Barro and gordon 1983a modify the social objective function, making both the deviations of inflation and unemployment from target quadratic terms, whereas the implied model in kydland and prescott 1977 enters the deviation of unemployment from target as a linear, and not quadratic, term. Naturalrate models suggest that the systematic parts of monetary policy will not. Stochastic reaction strategies in the barrogordon framework. Setup of the model as in previous models barro and gordon 1983a, b, costs for period t depend on actual and unexpected inflation, where v is actual inflation for period t and 7r, is the representative persons forecast of.

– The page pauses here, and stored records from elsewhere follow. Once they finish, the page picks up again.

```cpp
int main(int argc, char** argv) {
    if (std::getenv("FMHIP_BACKTRACE")) { signal(SIGABRT, fatalSignal); signal(SIGSEGV, fatalSignal); signal(SIGBUS, fatalSignal); }
    const lmm::Options o = lmm::parseOptions(argc, argv);
    try {
        if (!o.devices.empty()) check(fmhip_init_devices(o.devices.data(), (int)o.devices.size()));
        else check(fmhip_init(-1));
        check(fmhip_set_fusion(1, nullptr));
        RandomVariableHipFactory factory;
        lmm::Market m;
        const int64_t pathOffset = o.pathOffset + (int64_t)o.rank * o.paths;
        BrownianMotionHip philox(m.timeDiscretization, 1, o.paths, o.seed, pathOffset);
        BrownianMotionFromMersenneRandomNumbers mersenne(m.timeDiscretization, 1, o.paths, (int)o.seed, &factory);
        if (o.brownian == "mersenne" && o.world > 1) throw std::runtime_error("--brownian mersenne is a sequential stream: not available with --world > 1 (mersenne-device is)");
        BrownianMotionFromMersenneRandomNumbersHip mersenneDevice(m.timeDiscretization, 1, o.paths, (int)o.seed, pathOffset);
        lmm::Backend be = makeHipBackend(&factory, (o.brownian == "mersenne") ? static_cast<const BrownianMotion*>(&mersenne)
                                                 : (o.brownian == "mersenne-device") ? static_cast<const BrownianMotion*>(&mersenneDevice) : &philox,
                                         o.chunk, o.stepsPerLaunch, o.jacobianBatch);

        if (o.finmathLike) {
            be.flush = [] {}; be.hold = [](bool) {}; be.clone = nullptr; be.recordedScalars = nullptr; be.averagesAsync = nullptr; be.expectationsRunPending = false;
            be.averages = [](const std::vector<RV>& v) { std::vector<double> a; for (const RV& x : v) a.push_back(x->getAverage()); return a; };
            be.jacobianBatch = 1; be.stepsPerLaunch = 1; be.chunk = 1 << 30; be.keepAllStates = true;
            if (o.threads > 1) {
                if (!o.devices.empty() || o.world > 1) throw std::runtime_error("--threads: one device, one process");
                check(fmhip_set_thread_engines(1, nullptr));
                be.threads = o.threads;
            }
        } else if (o.threads > 1) throw std::runtime_error("--threads belongs to --finmath-like (the native driver batches its Jacobian columns instead)");
        if (o.releaseLagMs > 0.0 || o.releaseLagBytes > 0) ReleaseLag::instance().start(o.releaseLagMs, (size_t)o.releaseLagBytes);
        ncclComm_t comm = nullptr;
        std::vector<std::pair<double*, hipEvent_t>> sparePinned;
        fmhip_vec sums = 0;
        long long collectives = 0;
        double collective_seconds = 0.0;
        if (o.world > 1 || !o.ncclIdFile.empty()) {
            if (o.ncclIdFile.empty()) throw std::runtime_error("--world needs --nccl-id-file");
            struct IdFile { uint64_t magic, nonce; ncclUniqueId id; } rec{};
            const uint64_t MAGIC = 0x464d4e43434c4944ull;
            if (o.rank == 0) {
                std::remove(o.ncclIdFile.c_str());
                rec.magic = MAGIC; rec.nonce = (uint64_t)o.ncclNonce;
                ncclCheck(ncclGetUniqueId(&rec.id), "ncclGetUniqueId");
                { std::ofstream f(o.ncclIdFile + ".tmp", std::ios::binary); f.write((const char*)&rec, sizeof rec); }
                std::rename((o.ncclIdFile + ".tmp").c_str(), o.ncclIdFile.c_str());
            } else {
                for (int tries = 0; ; ++tries) {
                    std::ifstream f(o.ncclIdFile, std::ios::binary);
                    if (f && f.read((char*)&rec, sizeof rec) && f.gcount() == (std::streamsize)sizeof rec && rec.magic == MAGIC && rec.nonce == (uint64_t)o.ncclNonce) break;
                    if (tries > 6000) throw std::runtime_error("timed out waiting for " + o.ncclIdFile);
                    std::this_thread::sleep_for(std::chrono::milliseconds(10));
                }
            }
            const ncclUniqueId id = rec.id;
            ncclCheck(ncclCommInitRank(&comm, o.world, id, o.rank), "ncclCommInitRank");
            if (o.rank == 0) std::remove(o.ncclIdFile.c_str());
            const int count = (int)m.swaptions.size();
            check(fmhip_vec_create_uninitialized((int64_t)count * 8 * o.world, &sums));
            void* stream = nullptr; check(fmhip_get_stream(&stream));
            const int64_t totalPaths = (int64_t)o.world * o.paths;
            const int world = o.world, rank = o.rank;
            struct Flight {
                fmhip_vec dev = 0; double* host = nullptr; hipEvent_t ev = nullptr;
                std::vector<std::pair<double*, hipEvent_t>>* spare = nullptr;
                ~Flight() { if (dev) fmhip_vec_release(dev); if (host && ev && spare) spare->push_back({ host, ev }); }
            };
            std::vector<std::pair<double*, hipEvent_t>>* const spare = &sparePinned;
            { const char* e = std::getenv("FMHIP_LMM_SHARDED_FROM_LAUNCHES"); be.expectationsRunPending = !(e && e[0] == '0'); }
            be.averagesAsync = [=, &collectives, &collective_seconds](const std::vector<RV>& v) -> std::function<std::vector<double>()> {
                std::vector<fmhip_vec> h;
                for (const RV& x : v) {
                    auto p = dynamic_cast<const RandomVariableHip*>(x.get());
                    if (!p || p->isDeterministic()) throw std::runtime_error("sharded expectation of a non-device value");
                    h.push_back(p->deviceVector().handle());
                }
                if ((int)h.size() != count) throw std::runtime_error("sharded expectation: unexpected product count");
                auto f = std::make_shared<Flight>();
                const size_t doubles = (size_t)count * 4 * (size_t)world;
                check(fmhip_vec_create_uninitialized((int64_t)doubles * 2, &f->dev));
                f->spare = spare;
                if (!spare->empty()) { f->host = spare->back().first; f->ev = spare->back().second; spare->pop_back(); }
                else if (hipHostMalloc((void**)&f->host, doubles * 8, hipHostMallocDefault) != hipSuccess || hipEventCreateWithFlags(&f->ev, hipEventDisableTiming) != hipSuccess)
                    throw std::runtime_error("pinned memory / event for a sharded expectation");
                void* dev = nullptr; check(fmhip_vec_device_ptr(f->dev, &dev));
                double* all = (double*)dev;
                check(fmhip_reduce_moments_batch_device(h.data(), count, nullptr, all + (size_t)rank * count * 4));
                ncclCheck(ncclAllGather(all + (size_t)rank * count * 4, all, (size_t)count * 4, ncclDouble, comm, (hipStream_t)stream), "ncclAllGather");
                if (hipMemcpyAsync(f->host, all, doubles * 8, hipMemcpyDeviceToHost, (hipStream_t)stream) != hipSuccess || hipEventRecord(f->ev, (hipStream_t)stream) != hipSuccess)
                    throw std::runtime_error("enqueueing the read-back of a sharded expectation");
                ++collectives;
// ... 100 lines not shown
```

The level of output is determined by an expectationsaugmented phillips curve. The main criticism to this literature addresses the lack of microeconomic underpinnings for the. Robert joseph barro born september 28, 1944 is an american classical macroeconomist and the paul m. Stochastic reaction strategies in the barro gordon framework. University of queensland august 12, 2014 abstract a government bailout model based on the framework of timeconsistent monetary policy of barro and gordon 1983 is developed. They callout for a more detailedanalysis that uses the barro gordon model as a basis for statistical tests of the hypothesis that the timeconsistency. The barro gordon model shows how the ability of government to manipulate leads to inflationary bias. In contrast to the famous kydlandprescott barro gordon approach, implementing a monetary rule where the cost and benefit resulting from inconsistent policy coincide.